If $g \circ f $ is injective, why must $f$ be injective but not $g$?

Question

I'm trying to prove that if $g \circ f$ is injective, then f must also be injective. I have written a proof, which I believe has a bad step in it, and I would like feedback.

Assume $g \circ f$ is injective. Now suppose $g\circ f(x) = g\circ f(y)$ for some $x, y$ in the domain of $f$ (call it $X$). Because the composition is injective, $x = y$.

Now suppose $f$ were not injective. Then for some $x', y' \in X, ~f(x') = f(y')$ but $x' \neq y'$. Thus $g \circ f(x') = g \circ f(y')$ but $y' \ne x'$ This implies $g \circ f$ is not injective, which is a contradiction. Therefore $f$ must be injective. $\Box $

This seems spurious to me, because it implies that $g$ itself needs to be injective (I feel but cannot state rigorously that this is implicit in the step that derives the contradiction) and I know that $g$ need not be injective itself (though again, I know this heuristically and cannot think of an example).

Here is another question that is identical (Composition of functions injective implies one of them is injective?) but it seems like the same assumption is being made; which is that the fact that $~f(x') = f(y') \Rightarrow g \circ f(x') = g \circ f(y')$ and that this contradicts the injectivity of $g$ as $x' \ne y'$

Can anyone help clarify my thinking here?

Answer 1

Think of an injective function as one that preserves difference. If $f$ collapses two points into each other, so that $f(a)=f(b)$, then there is no way for $g$ to unentangle them; $g\circ f$ must also collapse $a$ and $b$.

But $g\circ f$ can still be injective even if $g$ collapses points as long as it doesn't collapse points in the range of $f$. For example, suppose that $g(u)=g(v)$, but there is no solution to $f(x)=u$. Then the fact that $g$ fails to distinguish between $u$ and $v$ is not important for the function $g\circ f$, since the point $u$ is irrelevant.

For a concrete example, suppose that $f$ maps a set of children to the month of their birth, and $g$ maps each month to the number of days in the month. Then $f$ will be injective as long as no two children have the same birth month. $g$ is clearly not injective, as $g(\textrm{January})=g(\textrm{March})=31$. But $g\circ f$ might be injective, depending on the set of children. If there are only three children, Alice, Bob, and Cathy (born in January, February, and April respectively), then $g\circ f$ will be injective.

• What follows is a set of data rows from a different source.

#pragma unroll
    for (int r = 0; r <= 2 * kR; ++r) {
        const int y = h0 - kR + r;
        if (y >= 0 && y < H) store_row(y, prex[r], preg[r]);
    }
    const char *ringz = reinterpret_cast<const char *>(ring_all);
    constexpr int ringx = 16, ringg = 16 + BRINGX * 4;
    double acc[2] = {0.0, 0.0};
    auto lds_s = [&](int base, int row, int colo) {
        return *reinterpret_cast<const S *>(ringz + max(base + row + colo, 0));
    };
    auto lds_f = [&](int base, int row, int colo) { return widen<T>(lds_s(base, row, colo)); };
    auto row_off = [&](int sy) { return ((sy & (kBRing - 1)) * (BROWX * 4)) | ((sy >> 31) & kNeg); };
    auto row_off_g = [&](int sy) { return ((sy & (kBRing - 1)) * (BROWG * 4)) | ((sy >> 31) & kNeg); };
    const int fm = (p.pad == 3 || p.pad == 4) ? -1 : 0;
    const int fLo = p.pad == 4 ? -1 : 0, fHi = p.pad == 1 ? H - 1 : (p.pad == 3 ? 2 * H - 2 : 2 * H - 1);
    const int zneg = p.pad == 0 ? kNeg : 0;
    auto fold_once = [&](int idx, int n, int lo_c, int hi_c) {
        const int below = idx >> 31, above = (n - 1 - idx) >> 31, t = idx & fm;
        const int r = (idx & ~(below | above)) | ((lo_c - t) & below) | ((hi_c - t) & above) | ((below | above) & zneg);
        return n == 1 ? 0 : r;
    };
    auto fold1 = [&](int idx) { return fold_once(idx, H, fLo, fHi); };
    const int gLo = p.pad == 4 ? -1 : 0, gHi = p.pad == 1 ? OH - 1 : (p.pad == 3 ? 2 * OH - 2 : 2 * OH - 1);
    auto fold1g = [&](int idx) { return fold_once(idx, OH, gLo, gHi) + LH; };
    const bool srow = near_c && p.pad == 3 && H > 1 && sh_s == -kR && h1 == H;
    const bool srow_g = ACTIVE && near_c && p.pad == 3 && OH > 1 && gh_s == -kR;
    const bool periodic = p.pad == 2 && H > 1;
    auto wraps = [&](int h) {
        const int g0 = h - LH - gh_s;
        const bool in_rows = h >= LH && h < LH + OH;
        return periodic && near_c && (h - sh_s < 0 || h + 1 - sh_s >= H || (in_rows && OH > 1 && (g0 < 0 || g0 + (ACTIVE ? 1 : 0) >= OH)));
    };
    int xrow1 = fold1(h0 - sh_s);
    int grow1 = fold1g(h0 - LH - gh_s);
    auto step = [&](int h, XRow &vx, GRow &vg) {
        __syncthreads();
        if (h + kR + 1 < H) store_row(h + kR + 1, vx, vg);
        __syncthreads();
        load_row(h + kDepth + kR + 1, ylast, vx, vg);
        const uint32_t so = static_cast<uint32_t>(h - h0) * ostep;
        const int xr0 = row_off(xrow1);
        xrow1 = fold1(h + 1 - sh_s);
        const int xr1 = row_off(xrow1);
        const bool rpass = h >= LH && h < LH + OH;
        int gr0, gr1 = kNeg;
        if constexpr (ACTIVE) {
            gr0 = rpass ? row_off_g(grow1) : kNeg;
            grow1 = fold1g(h + 1 - LH - gh_s);
            gr1 = rpass ? row_off_g(grow1) : kNeg;
        } else {
            gr0 = rpass ? row_off_g(fold1g(h - LH - gh_s)) : kNeg;
        }
        const int gdr = (h & (kBRing - 1)) * (BROWG * 4);
        int skip = 0;
        if (p.pad == 3) skip = ((srow && h == H - 1) || (srow_g && h == LH + OH - 1)) ? -1 : 0;
        else if (p.pad == 2) skip = wraps(h) ? -1 : 0;
        const int stepok = (rpass ? -1 : 0) & ~skip;
        S res[NI];
        CT s0 = CT(0), s1 = CT(0);
#pragma unroll
        for (int i = 0; i < NI; ++i) {
            CT v[4], wg[3];
            v[0] = lds_f(ringx, xr0, xc0[i]);
            v[1] = lds_f(ringx, xr1, xc0[i]);
            v[2] = lds_f(ringx, xr0, xc1[i]);
            v[3] = lds_f(ringx, xr1, xc1[i]);
            const CT graw = widen<T>(*reinterpret_cast<const S *>(ringz + ringg + gdr + gd[i]));
            const uint32_t counted = static_cast<uint32_t>(lcount[i] & stepok);
            weight_grads_nd<2, CT>(v, dw, wg);
            static_assert(sizeof(CT) == 4, "fp32 compute type");
            s0 += __builtin_bit_cast(CT, __builtin_bit_cast(uint32_t, graw * wg[0]) & counted);
            s1 += __builtin_bit_cast(CT, __builtin_bit_cast(uint32_t, graw * wg[1]) & counted);
            if constexpr (ACTIVE) {
                v[0] = lds_f(ringg, gr0, gc0[i]);
                v[1] = lds_f(ringg, gr1, gc0[i]);
                v[2] = lds_f(ringg, gr0, gc1[i]);
                v[3] = lds_f(ringg, gr1, gc1[i]);
                res[i] = narrow<T>(interp_t<T, 2>(v, dw));
            } else {
                res[i] = lds_s(ringg, gr0, gc0[i]);
            }
        }
        acc[0] += static_cast<double>(s0);
        acc[1] += static_cast<double>(s1);
#pragma unroll
        for (int i = 0; i < NI; ++i) {
            if constexpr (ES == 4) {
                uint32_t bits;
                __builtin_memcpy(&bits, &res[i], 4);
                __builtin_amdgcn_raw_buffer_store_b32(bits, ores, ooff[i] | (static_cast<uint32_t>(skip) & kOutOfRange), so, 0);
            } else {
                uint16_t bits;
                __builtin_memcpy(&bits, &res[i], 2);
                __builtin_amdgcn_raw_buffer_store_b16(bits, ores, ooff[i] | (static_cast<uint32_t>(skip) & kOutOfRange), so, 0);
            }
        }
    };
    int hb = h0;
    for (; hb + kDepth <= h1; hb += kDepth) {
#pragma unroll
        for (int d = 0; d < kDepth; ++d) step(hb + d, pvx[d], pvg[d]);
    }
#pragma unroll
    for (int d = 0; d < kDepth - 1; ++d)
        if (hb + d < h1) step(hb + d, pvx[d], pvg[d]);

    auto far_element = [&](int ch, int h, int wq, int cxH, int cxW, int cgH, int cgW, const CT (&fr)[3], double &t0, double &t1) {
        const S *xe = reinterpret_cast<const S *>(xn) + ch, *ge = reinterpret_cast<const S *>(gn);
        S *oe = reinterpret_cast<S *>(on) + ch;
        auto tap_s = [&](const S *base, int r, int cc) { return (r >= 0 && cc >= 0) ? base[(static_cast<int64_t>(r) * W + cc) * C] : narrow<T>(CT(0)); };
        auto tap = [&](const S *base, int r, int cc) { return widen<T>(tap_s(base, r, cc)); };
        auto gtap_s = [&](int r, int cc) { return (r >= 0 && cc >= 0) ? ge[g_index(ch, r, cc)] : narrow<T>(CT(0)); };
        auto gtap = [&](int r, int cc) { return widen<T>(gtap_s(r, cc)); };
        if (!(h >= LH && h < LH + OH && wq >= LW && wq < LW + OW)) {
            oe[(static_cast<int64_t>(h) * W + wq) * C] = narrow<T>(CT(0));
            return;
        }
        const int a0 = fold_w(wq - cxW), a1 = fold_w(wq - cxW + 1);
        const int b0 = fold_gw(wq - LW - cgW) - LW, b1 = fold_gw(wq - LW - cgW + 1) - LW;
        const int r0 = fold_h(h - cxH), r1 = fold_h(h - cxH + 1);
        const int s0 = fold_gh(h - LH - cgH) - LH, s1 = fold_gh(h - LH - cgH + 1) - LH;
        CT v[4] = {tap(xe, r0, a0), tap(xe, r1, a0), tap(xe, r0, a1), tap(xe, r1, a1)}, wg[3];
        const CT gval = widen<T>(ge[g_index(ch, h - LH, wq - LW)]);
        weight_grads_nd<2, CT>(v, fr, wg);
        t0 += static_cast<double>(gval * wg[0]);
        t1 += static_cast<double>(gval * wg[1]);
        S r;
        if constexpr (ACTIVE) {
            CT u[4] = {gtap(s0, b0), gtap(s1, b0), gtap(s0, b1), gtap(s1, b1)};
            r = narrow<T>(interp_t<T, 2>(u, fr));
        } else {
            r = gtap_s(s0, b0);
        }
        oe[(static_cast<int64_t>(h) * W + wq) * C] = r;
    };
    bool any_scol = false;
#pragma unroll
    for (int i = 0; i < NI; ++i) any_scol = any_scol || scol[i];
    const bool wrap_rows = periodic && near_c && (h0 <= kR || h1 >= H - kR - 1 || (h0 <= LH + kR && h1 > LH) || (h1 >= LH + OH - kR - 1 && h0 < LH + OH));
    if (near_c && (any_scol || srow || srow_g || wrap_rows)) {
#pragma unroll
        for (int i = 0; i < NI; ++i) {
            const int wq = w0 + lane_b + PL * i;
            if (wq >= W) continue;
            for (int h = h0; h < h1; ++h) {
                if (!(scol[i] || (srow && h == H - 1) || (srow_g && h == LH + OH - 1) || wraps(h))) continue;
                far_element(c, h, wq, csxH, csxW, csgH, csgW, dw, acc[0], acc[1]);
            }
        }
    }
    {
        __shared__ unsigned long long far_mask_s;
        __syncthreads();
        if (threadIdx.x < 64) {
            const unsigned long long m = __ballot(far_c && static_cast<int>(threadIdx.x) < CB);
            if (threadIdx.x == 0) far_mask_s = m;
        }
        __syncthreads();
        unsigned long long fm_left = far_mask_s;
        double *fred = reinterpret_cast<double *>(ring_all);
        while (fm_left) {
            const int fch = __builtin_ctzll(fm_left);
            fm_left &= fm_left - 1;
            const int cf = c0 + fch;
            int64_t fsh[3] = {0, 0, 0};
            CT ffr[3] = {CT(0), CT(0), CT(0)};
            {
                const int wcol[3] = {-1, 0, 1};
                CT wv[3];
                load_weights3<CT>(p.w, p.wkind, static_cast<int64_t>(cf) * 2, wcol, wv);
                prep_shift_backward<CT>(wv[1], ACTIVE, fsh[1], ffr[0]);
                prep_shift_backward<CT>(wv[2], ACTIVE, fsh[2], ffr[1]);
            }
            const int fxH = canon_shift(fsh[1], H, p.pad, p.d_perH), fxW = canon_shift(fsh[2], W, p.pad, p.d_perW);
            const int fgH = canon_shift(ACTIVE ? fsh[1] : -fsh[1], OH, p.pad, p.d_perOH), fgW = canon_shift(ACTIVE ? fsh[2] : -fsh[2], OW, p.pad, p.d_perOW);
            double t0 = 0.0, t1 = 0.0;
            const int nelem = (h1 - h0) * TW;
            for (int q = static_cast<int>(threadIdx.x); q < nelem; q += kThreads) {
                const int h = h0 + q / TW, wq = w0 + q % TW;
                if (wq < W) far_element(cf, h, wq, fxH, fxW, fgH, fgW, ffr, t0, t1);
            }
            __syncthreads();
            fred[threadIdx.x * 2] = t0;
            fred[threadIdx.x * 2 + 1] = t1;
            __syncthreads();
            if (static_cast<int>(threadIdx.x) == fch) {
                double u0 = 0.0, u1 = 0.0;
                for (int k = 0; k < kThreads; ++k) {
                    u0 += fred[k * 2];
                    u1 += fred[k * 2 + 1];
                }
                acc[0] += u0;
                acc[1] += u1;
            }
        }
    }

    __syncthreads();
    double *red = reinterpret_cast<double *>(ring_all);
    red[threadIdx.x * 2] = acc[0];
    red[threadIdx.x * 2 + 1] = acc[1];
    __syncthreads();
    if (lane_b == 0 && live_c) {
        double t0 = 0.0, t1 = 0.0;
        for (int k = 0; k < PL; ++k) {
            t0 += red[(k * CB + lane_a) * 2];
            t1 += red[(k * CB + lane_a) * 2 + 1];
        }
        double *dst = p.partials + (static_cast<size_t>(pidx) * C + c) * 3;
        dst[0] = t0;
        dst[1] = t1;
        dst[2] = 0.0;
    }
}

constexpr int kAPW = kTW + 2 * kR + 1;
constexpr int kARing = 8;
constexpr int kARowWords = kAPW * kPitch;
constexpr int kAPieces = kAPW * (kLine / 16);
constexpr int kANP = (kAPieces + kThreads - 1) / kThreads;

template <typename T, bool OUT_CL, bool ND3>
__global__ __launch_bounds__(kThreads) void cl_tiled_active_forward(const ClTiledParams p) {
// ... 415 lines not shown
    }
    if (nd3) {
        note_kernel("cl_tiled_forward_3d");
#define SHIFTND_CLT_LAUNCH3(ESV) \
    if (p.out_cl) hipLaunchKernelGGL((cl_tiled_forward<ESV, true, true>), dim3(static_cast<unsigned>(grid)), dim3(kThreads), 0, st, p); \
    else hipLaunchKernelGGL((cl_tiled_forward<ESV, false, true>), dim3(static_cast<unsigned>(grid)), dim3(kThreads), 0, st, p);
        if (es == 4) { SHIFTND_CLT_LAUNCH3(4) }
        else { SHIFTND_CLT_LAUNCH3(2) }
#undef SHIFTND_CLT_LAUNCH3
        return SHIFTND_OK;
    }
    if (g.active && dtype <= SHIFTND_BF16) {
        note_kernel("cl_tiled_active_forward");
#define SHIFTND_CLT_ACTIVE(TT) \
    if (p.out_cl) hipLaunchKernelGGL((cl_tiled_active_forward<TT, true, false>), dim3(static_cast<unsigned>(grid)), dim3(kThreads), 0, st, p); \
    else hipLaunchKernelGGL((cl_tiled_active_forward<TT, false, false>), dim3(static_cast<unsigned>(grid)), dim3(kThreads), 0, st, p);
        if (dtype == SHIFTND_F32) { SHIFTND_CLT_ACTIVE(f32_t) }
        else if (dtype == SHIFTND_F16) { SHIFTND_CLT_ACTIVE(f16_t) }
        else { SHIFTND_CLT_ACTIVE(bf16_t) }
#undef SHIFTND_CLT_ACTIVE
        return SHIFTND_OK;
    }
    note_kernel("cl_tiled_forward");
#define SHIFTND_CLT_LAUNCH(ESV) \
    if (p.out_cl) hipLaunchKernelGGL((cl_tiled_forward<ESV, true, false>), dim3(static_cast<unsigned>(grid)), dim3(kThreads), 0, st, p); \
    else hipLaunchKernelGGL((cl_tiled_forward<ESV, false, false>), dim3(static_cast<unsigned>(grid)), dim3(kThreads), 0, st, p);
    if (es == 4) { SHIFTND_CLT_LAUNCH(4) }
    else if (es == 2) { SHIFTND_CLT_LAUNCH(2) }
    else { SHIFTND_CLT_LAUNCH(1) }
#undef SHIFTND_CLT_LAUNCH
    return SHIFTND_OK;
}

namespace {
struct ClTiledBwdPlan {
    int wtiles, cblocks, bands, band_rows, tw;
    int64_t groups;
};
ClTiledBwdPlan cl_tiled_backward_plan(const Geometry &g, int es = 4, int tw = kBTW) {
    ClTiledBwdPlan pl;
    const int H = static_cast<int>(g.S[1]), W = static_cast<int>(g.S[2]);
    pl.tw = tw;
    pl.wtiles = (W + tw - 1) / tw;
    const int cbw = kLine / es;
    pl.cblocks = static_cast<int>((g.C + cbw - 1) / cbw);
    const int64_t base = g.N * pl.wtiles;
    int64_t bands = g_cl_tiled_tune[1] > 0 ? (H + g_cl_tiled_tune[1] - 1) / g_cl_tiled_tune[1] : (7168 + base * pl.cblocks - 1) / (base * pl.cblocks);
    const int64_t max_bands = H / (8 * kR) > 0 ? H / (8 * kR) : 1;
    if (g_cl_tiled_tune[1] <= 0) {
        if (bands > max_bands) bands = max_bands;
        while (bands > 1 && base * bands > 4096) --bands;
    }
    if (bands < 1) bands = 1;
    pl.band_rows = static_cast<int>((H + bands - 1) / bands);
    pl.bands = (H + pl.band_rows - 1) / pl.band_rows;
    pl.groups = base * pl.bands;
    return pl;
}
}

bool cl_tiled_backward_eligible(const Geometry &g, int dtype, const void *go, const void *x, const void *gx) {
    if (!g_cl_tiled_tune[0] || g.nd != 2 || (dtype != SHIFTND_F32 && dtype != SHIFTND_F16 && dtype != SHIFTND_BF16)) return false;
    const int es = dtype_size(dtype);
    for (int d = 0; d < 3; ++d)
        if ((g.L[d] != 0 || g.O[d] != g.S[d]) && (d == 0 || g.O[d] < 1)) return false;
    if ((g.C * es) % 16 != 0 || g.S[1] >= (1 << 20) || g.S[2] >= (1 << 20) || g.N >= (1LL << 24) || g.C >= (1 << 24)) return false;
    if ((g.S[1] != 1 && g.S[1] < 5) || (g.O[1] != 1 && g.O[1] < 5)) return false;
    if (g.C * g.S[1] * g.S[2] * es >= (1LL << 31)) return false;
    if (!dense_channels_last_2d(g.xs, g, g.S) || !dense_channels_last_2d(g.gs, g, g.S)) return false;
    const bool go_cl = dense_channels_last_2d(g.os, g, g.O);
    if (!go_cl && !contiguous_2d(g.os, g, g.O)) return false;
    if (reinterpret_cast<uintptr_t>(x) % 16 != 0 || reinterpret_cast<uintptr_t>(go) % (go_cl ? 16 : es) != 0 || reinterpret_cast<uintptr_t>(gx) % es != 0) return false;
    const ClTiledBwdPlan pl = cl_tiled_backward_plan(g, es);
    return pl.groups * pl.cblocks < (1LL << 31);
}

Formally, if $f:X\to $ and $g:Y\to Z$, then $g\circ f$ will be injective if and only if $f$ and $g\vert_{R(f)}$ are injective, where $R(f)\subseteq Y$ is the range of $f$.

Answer 2

Let $X=\{0\}$, $Y=\{1,2\}$ and $Z=\{3\}$. Define \begin{align} f\colon X&\to Y, & f(0)&=1,\\ g\colon Y&\to Z, & g(1)&=g(2)=3 \end{align} Then $g\circ f$ is injective, but $g$ is not.

Thus there's no way to prove that $g\circ f$ injective implies $g$ injective.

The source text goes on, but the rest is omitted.